Your goal: Repeat precisely the span of lines below that opens with the line containing "(big ? gemm_dw_128 : gemm_dw_64)(p, s);" and closes with the line containing "bool relu, double p_keep, bool", both included.

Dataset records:

▼▼▼

std::vector<torch::Tensor> linear_act_bwd_impl(torch::Tensor dy, torch::Tensor x,
                                               torch::Tensor w, torch::Tensor y,
                                               bool relu, double p_keep,
                                               bool need_dx,
                                               torch::Tensor dw, torch::Tensor db) {
  CHECK_CUDA(dy); CHECK_BF16(dy); CHECK_CONTIG(dy);
  CHECK_BF16(x); CHECK_CONTIG(x);
  CHECK_BF16(w); CHECK_CONTIG(w);
  int B = x.size(0), K = x.size(1), N = w.size(1);
  auto s = cur_stream();
  if (!db.defined())
    db = torch::zeros({N}, x.options().dtype(at::kFloat));
  CHECK_F32(db); CHECK_CONTIG(db);
  torch::Tensor dyeff;
  bool mask = relu || p_keep < 1.0;
  if (mask) {
    dyeff = torch::empty_like(dy);
    launch_relu_drop_bwd(bf16_ptr(dy), bf16_ptr(y), bf16_mut(dyeff),
                         db.data_ptr<float>(), B, N,
                         (float)(1.0 / p_keep), 1, s);
  } else {
    dyeff = dy;
    launch_relu_drop_bwd(bf16_ptr(dy), bf16_ptr(y), bf16_mut(dyeff),
                         db.data_ptr<float>(), B, N, 1.0f, 0, s);
  }
  if (!dw.defined())
    dw = torch::zeros({K, N}, x.options().dtype(at::kFloat));
  CHECK_F32(dw); CHECK_CONTIG(dw);
  {
    GemmParams p{};
    p.A = bf16_ptr(x); p.B = bf16_ptr(dyeff);
    p.C = dw.data_ptr();
    p.M = K; p.N = N; p.K = B;
    p.lda = K;
    p.ldb = N; p.ldc = N;
    if (dw_tr_enabled() && K % 8 == 0 && N % 64 == 0) {
      int bn = (N % 128 == 0) ? 128 : 64;
      p.splitk = pick_splitk(cdiv(K, 128), cdiv(N, bn), cdiv(B, 32));
      (bn == 128 ? gemm_dw_tr_128 : gemm_dw_tr_64)(p, s);
    } else {
      bool big = cdiv(K, 128) * cdiv(N, 128) >= 128;
      int bm = big ? 128 : 64;
      p.splitk = pick_splitk(cdiv(K, bm), cdiv(N, bm), cdiv(B, 32));
      (big ? gemm_dw_128 : gemm_dw_64)(p, s);
    }
  }
  torch::Tensor dx;
  if (need_dx) {
    dx = torch::empty({B, K}, x.options());
    GemmParams p{};
    p.A = bf16_ptr(dyeff); p.B = bf16_ptr(w);
    p.C = dx.data_ptr();
    p.M = B; p.N = K; p.K = N;
    p.lda = N; p.ldb = N; p.ldc = K;
    p.splitk = 1;
    bool big = cdiv(B, 128) * cdiv(K, 128) >= 128;
    (big ? gemm_dx_128 : gemm_dx_64)(p, s);
  } else {
    dx = torch::empty({0}, x.options());
  }
  return {dx, dw, db};
}

std::vector<torch::Tensor> linear_act_bwd(torch::Tensor dy, torch::Tensor x,
                                          torch::Tensor w, torch::Tensor y,
                                          bool relu, double p_keep,
                                          bool need_dx) {
  return linear_act_bwd_impl(dy, x, w, y, relu, p_keep, need_dx,
                             torch::Tensor(), torch::Tensor());
}

torch::Tensor linear_act_bwd_into(torch::Tensor dy, torch::Tensor x,
                                  torch::Tensor w, torch::Tensor y,
                                  bool relu, double p_keep, bool need_dx,
                                  torch::Tensor dw_out, torch::Tensor db_out) {
  auto r = linear_act_bwd_impl(dy, x, w, y, relu, p_keep, need_dx,
                               dw_out.view({x.size(1), w.size(1)}), db_out);
  return r[0];
}

std::vector<torch::Tensor> conv_pool_fwd(torch::Tensor x, torch::Tensor w,
                                         torch::Tensor b,
                                         c10::optional<torch::Tensor> wT) {
  CHECK_CUDA(x); CHECK_BF16(x); CHECK_CONTIG(x);
  CHECK_BF16(w); CHECK_CONTIG(w);
  CHECK_F32(b); CHECK_CONTIG(b);
  int NB = x.size(0), H = x.size(1), W = x.size(2), Cin = x.size(3);
  TORCH_CHECK(w.dim() == 4 && w.size(0) == 5 && w.size(1) == 5 &&
              w.size(2) == Cin, "conv weight must be [5,5,Cin,Cout]");
  int Cout = w.size(3);
  int Ho = H / 2, Wo = W / 2;
  auto y = torch::empty({NB, Ho, Wo, Cout}, x.options());
  auto amax = torch::empty({NB, Ho, Wo, Cout}, x.options().dtype(at::kByte));
  GemmParams p{};
  p.A = bf16_ptr(x); p.B = bf16_ptr(w);
  p.bias = b.data_ptr<float>();
  p.C = y.data_ptr(); p.amax = amax.data_ptr<uint8_t>();
  p.M = NB * Ho * Wo * 4; p.N = Cout; p.K = 25 * Cin;
  p.ldb = Cout; p.ldc = Cout;
  p.splitk = 1;
  p.CB = NB; p.CH = H; p.CW = W; p.CHo = Ho; p.CWo = Wo;
  p.Cin = Cin; p.Cout = Cout;
  auto s = cur_stream();
  if (Cin == 1 && conv1_mfma_supported(H, W, Cin, Cout) &&
      conv1_mfma_enabled() &&
      reinterpret_cast<uintptr_t>(x.data_ptr()) % 8 == 0) {
    launch_conv1_mfma_fwd(bf16_ptr(x), bf16_ptr(w), b.data_ptr<float>(),
                          bf16_mut(y), amax.data_ptr<uint8_t>(), NB, s);
  } else if (Cin == 1) {
    launch_conv1_direct_fwd(bf16_ptr(x), bf16_ptr(w), b.data_ptr<float>(),
                            bf16_mut(y), amax.data_ptr<uint8_t>(), NB, H, W,
                            Cout, s);
  } else if (conv_slab_supported(H, W, Cin, Cout)) {
    launch_conv_fwd_slab(bf16_ptr(x), bf16_ptr(w), b.data_ptr<float>(),
                         bf16_mut(y), amax.data_ptr<uint8_t>(), NB, H, W,
                         Cin, Cout, s);
  } else {
    TORCH_CHECK(Cin % 8 == 0, "conv requires Cin==1 or Cin%8==0");
    if (wT.has_value() && wT->defined()) {
      CHECK_BF16((*wT)); CHECK_CONTIG((*wT));
      p.B = bf16_ptr(*wT); p.ldb = 25 * Cin;
      conv_fwd_pool_bt(p, s);
    } else {
      conv_fwd_pool(p, s);
    }
  }
  return {y, amax};
}

std::vector<torch::Tensor> conv_pool_bwd_impl(torch::Tensor dy, torch::Tensor x,
                                              torch::Tensor w, torch::Tensor y,
                                              torch::Tensor amax, bool need_dx,
                                              torch::Tensor dw, torch::Tensor db) {
  CHECK_CUDA(dy); CHECK_BF16(dy); CHECK_CONTIG(dy);
  CHECK_BF16(x); CHECK_CONTIG(x); CHECK_BF16(w); CHECK_CONTIG(w);
  int NB = x.size(0), H = x.size(1), W = x.size(2), Cin = x.size(3);
  int Cout = w.size(3);
  int Ho = H / 2, Wo = W / 2;
  auto s = cur_stream();
  auto dact = torch::empty({NB, H, W, Cout}, x.options());
  if (!db.defined())
    db = torch::zeros({Cout}, x.options().dtype(at::kFloat));
  CHECK_F32(db); CHECK_CONTIG(db);
  launch_pool_bwd_scatter(bf16_ptr(dy), bf16_ptr(y),
                          amax.data_ptr<uint8_t>(), bf16_mut(dact),
                          db.data_ptr<float>(), NB * Ho * Wo, Cout, H, W, Wo,
                          s);
  if (!dw.defined())
    dw = torch::zeros({5, 5, Cin, Cout}, x.options().dtype(at::kFloat));
  CHECK_F32(dw); CHECK_CONTIG(dw);
  {
    GemmParams p{};
    p.A = bf16_ptr(x); p.B = bf16_ptr(dact);
    p.C = dw.data_ptr();
    p.M = 25 * Cin; p.N = Cout; p.K = NB * H * W;
    p.ldb = Cout; p.ldc = Cout;
    p.CB = NB; p.CH = H; p.CW = W; p.Cin = Cin; p.Cout = Cout;
    if (Cin == 1 && H <= 28 && W <= 28 && Cout <= 32 &&
        !getenv("DMNIST_DW1_SLAB")) {
      launch_conv1_dw_direct(bf16_ptr(x), bf16_ptr(dact),
                             dw.data_ptr<float>(), NB, H, W, Cout, s);
    } else if (Cin == 1 && conv1_slab_supported(H, W, Cin, Cout)) {
      launch_conv1_dw_slab(bf16_ptr(x), bf16_ptr(dact), dw.data_ptr<float>(),
                           NB, H, W, Cout, s);
    } else if (Cin == 1) {
      p.splitk = std::min(cdiv(p.K, 64), 2048);
      conv1_dw_gemm(p, s);
    } else if (conv_slab_supported(H, W, Cin, Cout) &&
               ((dw_tr_level() == 0 && NB >= 2048) || getenv("DMNIST_DW_G"))) {
      launch_conv_dw_slab(bf16_ptr(x), bf16_ptr(dact), dw.data_ptr<float>(),
                          NB, H, W, Cin, Cout, s);
    } else {
      int tiles = cdiv(p.M, 128) * cdiv(p.N, 64);
      int want = p.K <= 262144 ? 1024 : 2048;
      if (const char* e = getenv("DMNIST_DW_BLOCKS")) want = atoi(e);
      p.splitk = std::min(cdiv(p.K, 64), std::max(1, want / tiles));
      if (dw_tr_enabled() && Cin % 8 == 0 && Cout % 64 == 0)
        conv_dw_tr(p, s);
      else
        conv_dw_gemm(p, s);
    }
  }
  torch::Tensor dx;
  if (need_dx && conv_slab_supported(H, W, Cin, Cout)) {
    dx = torch::empty({NB, H, W, Cin}, x.options());
    launch_conv_dx_slab(bf16_ptr(dact), bf16_ptr(w), bf16_mut(dx), NB, H, W,
                        Cin, Cout, s);
  } else if (need_dx) {
    TORCH_CHECK(Cout % 32 == 0, "conv_dx requires Cout%32==0");
    dx = torch::empty({NB, H, W, Cin}, x.options());
    GemmParams p{};
    p.A = bf16_ptr(dact); p.B = bf16_ptr(w);
    p.C = dx.data_ptr();
    p.M = NB * H * W; p.N = Cin; p.K = 25 * Cout;
    p.ldc = Cin;
    p.CB = NB; p.CH = H; p.CW = W; p.Cin = Cin; p.Cout = Cout;
    p.splitk = 1;
    conv_dx_gemm(p, s);
  } else {
    dx = torch::empty({0}, x.options());
  }
  return {dx, dw, db};
}

std::vector<torch::Tensor> conv_pool_bwd(torch::Tensor dy, torch::Tensor x,
                                         torch::Tensor w, torch::Tensor y,
                                         torch::Tensor amax, bool need_dx) {
  return conv_pool_bwd_impl(dy, x, w, y, amax, need_dx, torch::Tensor(),
                            torch::Tensor());
}

torch::Tensor conv_pool_bwd_into(torch::Tensor dy, torch::Tensor x,
                                 torch::Tensor w, torch::Tensor y,
                                 torch::Tensor amax, bool need_dx,
                                 torch::Tensor dw_out, torch::Tensor db_out) {
  auto r = conv_pool_bwd_impl(dy, x, w, y, amax, need_dx,
                              dw_out.view_as(w), db_out);
  return r[0];
}

torch::Tensor mask_db(torch::Tensor dy, torch::Tensor y, bool relu,
                      double p_keep, torch::Tensor db_out) {
  CHECK_CUDA(dy); CHECK_BF16(dy); CHECK_CONTIG(dy);
  CHECK_F32(db_out); CHECK_CONTIG(db_out);
  int B = dy.size(0), N = dy.size(1);
  auto s = cur_stream();
  bool mask = relu || p_keep < 1.0;
  torch::Tensor dyeff = mask ? torch::empty_like(dy) : dy;
  launch_relu_drop_bwd(bf16_ptr(dy), mask ? bf16_ptr(y) : bf16_ptr(dy),
                       bf16_mut(dyeff), db_out.data_ptr<float>(), B, N,
                       (float)(1.0 / p_keep), mask ? 1 : 0, s);
  return dyeff;
}

void linear_dw_into(torch::Tensor x, torch::Tensor dyeff,
                    torch::Tensor dw_out) {
  CHECK_BF16(x); CHECK_CONTIG(x); CHECK_BF16(dyeff); CHECK_CONTIG(dyeff);
  CHECK_F32(dw_out);
  int B = x.size(0), K = x.size(1), N = dyeff.size(1);
  GemmParams p{};
  p.A = bf16_ptr(x); p.B = bf16_ptr(dyeff);
  p.C = dw_out.data_ptr();
  p.M = K; p.N = N; p.K = B;
  p.lda = K; p.ldb = N; p.ldc = N;
  if (dw_tr_enabled() && K % 8 == 0 && N % 64 == 0) {
    int bn = (N % 128 == 0) ? 128 : 64;
    p.splitk = pick_splitk(cdiv(K, 128), cdiv(N, bn), cdiv(B, 32));
    (bn == 128 ? gemm_dw_tr_128 : gemm_dw_tr_64)(p, cur_stream());
    return;
  }
  bool big = cdiv(K, 128) * cdiv(N, 128) >= 128;
  int bm = big ? 128 : 64;
  p.splitk = pick_splitk(cdiv(K, bm), cdiv(N, bm), cdiv(B, 32));
  (big ? gemm_dw_128 : gemm_dw_64)(p, cur_stream());
}

torch::Tensor linear_dx(torch::Tensor dyeff, torch::Tensor w) {
  CHECK_BF16(dyeff); CHECK_CONTIG(dyeff); CHECK_BF16(w); CHECK_CONTIG(w);
  int B = dyeff.size(0), N = dyeff.size(1), K = w.size(0);
  auto dx = torch::empty({B, K}, dyeff.options());
  GemmParams p{};
  p.A = bf16_ptr(dyeff); p.B = bf16_ptr(w);
  p.C = dx.data_ptr();
  p.M = B; p.N = K; p.K = N;
  p.lda = N; p.ldb = N; p.ldc = K;
  p.splitk = 1;
  bool big = cdiv(B, 128) * cdiv(K, 128) >= 128;
  (big ? gemm_dx_128 : gemm_dx_64)(p, cur_stream());
  return dx;
}

torch::Tensor linear_dx_unpool(torch::Tensor dyeff, torch::Tensor w,
                               torch::Tensor amax, torch::Tensor db_out,
                               int64_t Ho, int64_t Wo, int64_t C) {
  CHECK_BF16(dyeff); CHECK_CONTIG(dyeff); CHECK_BF16(w); CHECK_CONTIG(w);
  int B = dyeff.size(0), N = dyeff.size(1), K = w.size(0);
  TORCH_CHECK(K == Ho * Wo * C, "linear_dx_unpool: K != Ho*Wo*C");
  auto dact = torch::empty({B, 2 * (int)Ho, 2 * (int)Wo, (int)C},
                           dyeff.options());
  GemmParams p{};
  p.A = bf16_ptr(dyeff); p.B = bf16_ptr(w);
  p.C = dact.data_ptr();
  p.M = B; p.N = K; p.K = N;
  p.lda = N; p.ldb = N; p.ldc = K;
  p.splitk = 1;
  p.CHo = Ho; p.CWo = Wo; p.Cout = C;
  p.amax = amax.data_ptr<uint8_t>();
  p.db = db_out.defined() ? db_out.data_ptr<float>() : nullptr;
  bool big = cdiv(B, 128) * cdiv(K, 128) >= 512;
  (big ? gemm_dx_unpool_128 : gemm_dx_unpool_64)(p, cur_stream());
  return dact;
}

torch::Tensor linear_dx_mask(torch::Tensor dyeff, torch::Tensor w,
                             torch::Tensor actm, torch::Tensor db_out,
                             double p_keep) {
  CHECK_BF16(dyeff); CHECK_CONTIG(dyeff); CHECK_BF16(w); CHECK_CONTIG(w);
  CHECK_BF16(actm); CHECK_CONTIG(actm);
  int B = dyeff.size(0), N = dyeff.size(1), K = w.size(0);
  TORCH_CHECK(actm.size(0) == B && actm.size(1) == K, "actm shape mismatch");
  auto dx = torch::empty({B, K}, dyeff.options());
  GemmParams p{};
  p.A = bf16_ptr(dyeff); p.B = bf16_ptr(w);
  p.C = dx.data_ptr();
  p.M = B; p.N = K; p.K = N;
  p.lda = N; p.ldb = N; p.ldc = K;
  p.splitk = 1;
  p.p_keep = (float)(1.0 / p_keep);
  p.actm = bf16_ptr(actm);
  p.db = db_out.defined() ? db_out.data_ptr<float>() : nullptr;
  bool big = cdiv(B, 128) * cdiv(K, 128) >= 128;
  (big ? gemm_dx_mask_128 : gemm_dx_mask_64)(p, cur_stream());
  return dx;
}

torch::Tensor pool_scatter(torch::Tensor dy, torch::Tensor y,
                           torch::Tensor amax, torch::Tensor db_out,
                           int64_t H, int64_t W) {
  CHECK_BF16(dy); CHECK_CONTIG(dy);
  int NB = dy.size(0), Ho = dy.size(1), Wo = dy.size(2), C = dy.size(3);
  auto dact = torch::empty({NB, (int)H, (int)W, C}, dy.options());
  launch_pool_bwd_scatter(bf16_ptr(dy), bf16_ptr(y),
                          amax.data_ptr<uint8_t>(), bf16_mut(dact),
                          db_out.data_ptr<float>(), NB * Ho * Wo, C, H, W,
                          Wo, cur_stream());
  return dact;
}

void conv_dw_into(torch::Tensor x, torch::Tensor dact, torch::Tensor dw_out) {
  CHECK_BF16(x); CHECK_CONTIG(x); CHECK_BF16(dact); CHECK_CONTIG(dact);
  int NB = x.size(0), H = x.size(1), W = x.size(2), Cin = x.size(3);
  int Cout = dact.size(3);
  auto s = cur_stream();
  GemmParams p{};
  p.A = bf16_ptr(x); p.B = bf16_ptr(dact);
  p.C = dw_out.data_ptr();
  p.M = 25 * Cin; p.N = Cout; p.K = NB * H * W;
  p.ldb = Cout; p.ldc = Cout;
  p.CB = NB; p.CH = H; p.CW = W; p.Cin = Cin; p.Cout = Cout;
  if (Cin == 1 && H <= 28 && W <= 28 && Cout <= 32 &&
      !getenv("DMNIST_DW1_SLAB")) {
    launch_conv1_dw_direct(bf16_ptr(x), bf16_ptr(dact),
                           dw_out.data_ptr<float>(), NB, H, W, Cout, s);
  } else if (Cin == 1 && conv1_slab_supported(H, W, Cin, Cout)) {
    launch_conv1_dw_slab(bf16_ptr(x), bf16_ptr(dact),
                         dw_out.data_ptr<float>(), NB, H, W, Cout, s);
  } else if (Cin == 1) {
    p.splitk = std::min(cdiv(p.K, 64), 2048);
    conv1_dw_gemm(p, s);
  } else if (conv_slab_supported(H, W, Cin, Cout) &&
             ((dw_tr_level() == 0 && NB >= 2048) || getenv("DMNIST_DW_G"))) {
    launch_conv_dw_slab(bf16_ptr(x), bf16_ptr(dact), dw_out.data_ptr<float>(),
                        NB, H, W, Cin, Cout, s);
  } else {
    int tiles = cdiv(p.M, 128) * cdiv(p.N, 64);
    int want = p.K <= 262144 ? 1024 : 2048;
    if (const char* e = getenv("DMNIST_DW_BLOCKS")) want = atoi(e);
    p.splitk = std::min(cdiv(p.K, 64), std::max(1, want / tiles));
    if (getenv("DMNIST_DW_SPREAD")) {
      static torch::Tensor scratch;
      int64_t need = 16LL * p.M * p.N;
      if (!scratch.defined() || scratch.numel() < need)
        scratch = torch::zeros({need}, dact.options().dtype(at::kFloat));
      p.C = scratch.data_ptr();
      p.offset = 1;
    }
    if (dw_tr_enabled() && Cin % 8 == 0 && Cout % 64 == 0)
      conv_dw_tr(p, s);
    else
      conv_dw_gemm(p, s);
  }
}

void conv1_dw_pooled(torch::Tensor x, torch::Tensor dyp, torch::Tensor am,
                     torch::Tensor dw_out, torch::Tensor db_out) {
  CHECK_BF16(x); CHECK_CONTIG(x);
  CHECK_BF16(dyp); CHECK_CONTIG(dyp);
  int NB = x.size(0), H = x.size(1), W = x.size(2);
  int Cout = dyp.size(3);
  TORCH_CHECK(x.size(3) == 1 && H == 28 && W == 28 && Cout == 32 &&
                  dyp.size(1) == H / 2 && dyp.size(2) == W / 2,
              "conv1_dw_pooled: LeNet conv1 shapes only");
  CHECK_CONTIG(am); CHECK_F32(dw_out); CHECK_CONTIG(dw_out);
  if (conv1_mfma_supported(H, W, 1, Cout) && conv1_mfma_enabled() &&
      reinterpret_cast<uintptr_t>(x.data_ptr()) % 8 == 0) {
    launch_conv1_mfma_dw(bf16_ptr(x), bf16_ptr(dyp), am.data_ptr<uint8_t>(),
                         dw_out.data_ptr<float>(),
                         db_out.defined() ? db_out.data_ptr<float>() : nullptr,
                         NB, cur_stream());
    return;
  }
  launch_conv1_dw_pooled(bf16_ptr(x), bf16_ptr(dyp),
                         am.data_ptr<uint8_t>(), dw_out.data_ptr<float>(),
                         db_out.defined() ? db_out.data_ptr<float>() : nullptr,
                         NB, H, W, Cout, cur_stream());
}

torch::Tensor conv_dx(torch::Tensor dact, torch::Tensor w, int64_t Cin) {
  CHECK_BF16(dact); CHECK_CONTIG(dact); CHECK_BF16(w); CHECK_CONTIG(w);
  int NB = dact.size(0), H = dact.size(1), W = dact.size(2),
      Cout = dact.size(3);
  auto s = cur_stream();
  auto dx = torch::empty({NB, H, W, (int)Cin}, dact.options());
  if (conv_slab_supported(H, W, Cin, Cout)) {
    launch_conv_dx_slab(bf16_ptr(dact), bf16_ptr(w), bf16_mut(dx), NB, H, W,
                        Cin, Cout, s);
  } else {
    TORCH_CHECK(Cout % 32 == 0, "conv_dx requires Cout%32==0");
    GemmParams p{};
    p.A = bf16_ptr(dact); p.B = bf16_ptr(w);
    p.C = dx.data_ptr();
    p.M = NB * H * W; p.N = Cin; p.K = 25 * Cout;
    p.ldc = Cin;
    p.CB = NB; p.CH = H; p.CW = W; p.Cin = Cin; p.Cout = Cout;
    p.splitk = 1;
    conv_dx_gemm(p, s);
  }
  return dx;
}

▲▲▲

Response below:
      (big ? gemm_dw_128 : gemm_dw_64)(p, s);
    }
  }
  torch::Tensor dx;
  if (need_dx) {
    dx = torch::empty({B, K}, x.options());
    GemmParams p{};
    p.A = bf16_ptr(dyeff); p.B = bf16_ptr(w);
    p.C = dx.data_ptr();
    p.M = B; p.N = K; p.K = N;
    p.lda = N; p.ldb = N; p.ldc = K;
    p.splitk = 1;
    bool big = cdiv(B, 128) * cdiv(K, 128) >= 128;
    (big ? gemm_dx_128 : gemm_dx_64)(p, s);
  } else {
    dx = torch::empty({0}, x.options());
  }
  return {dx, dw, db};
}

std::vector<torch::Tensor> linear_act_bwd(torch::Tensor dy, torch::Tensor x,
                                          torch::Tensor w, torch::Tensor y,
                                          bool relu, double p_keep,
                                          bool need_dx) {
  return linear_act_bwd_impl(dy, x, w, y, relu, p_keep, need_dx,
                             torch::Tensor(), torch::Tensor());
}

torch::Tensor linear_act_bwd_into(torch::Tensor dy, torch::Tensor x,
                                  torch::Tensor w, torch::Tensor y,
                                  bool relu, double p_keep, bool need_dx,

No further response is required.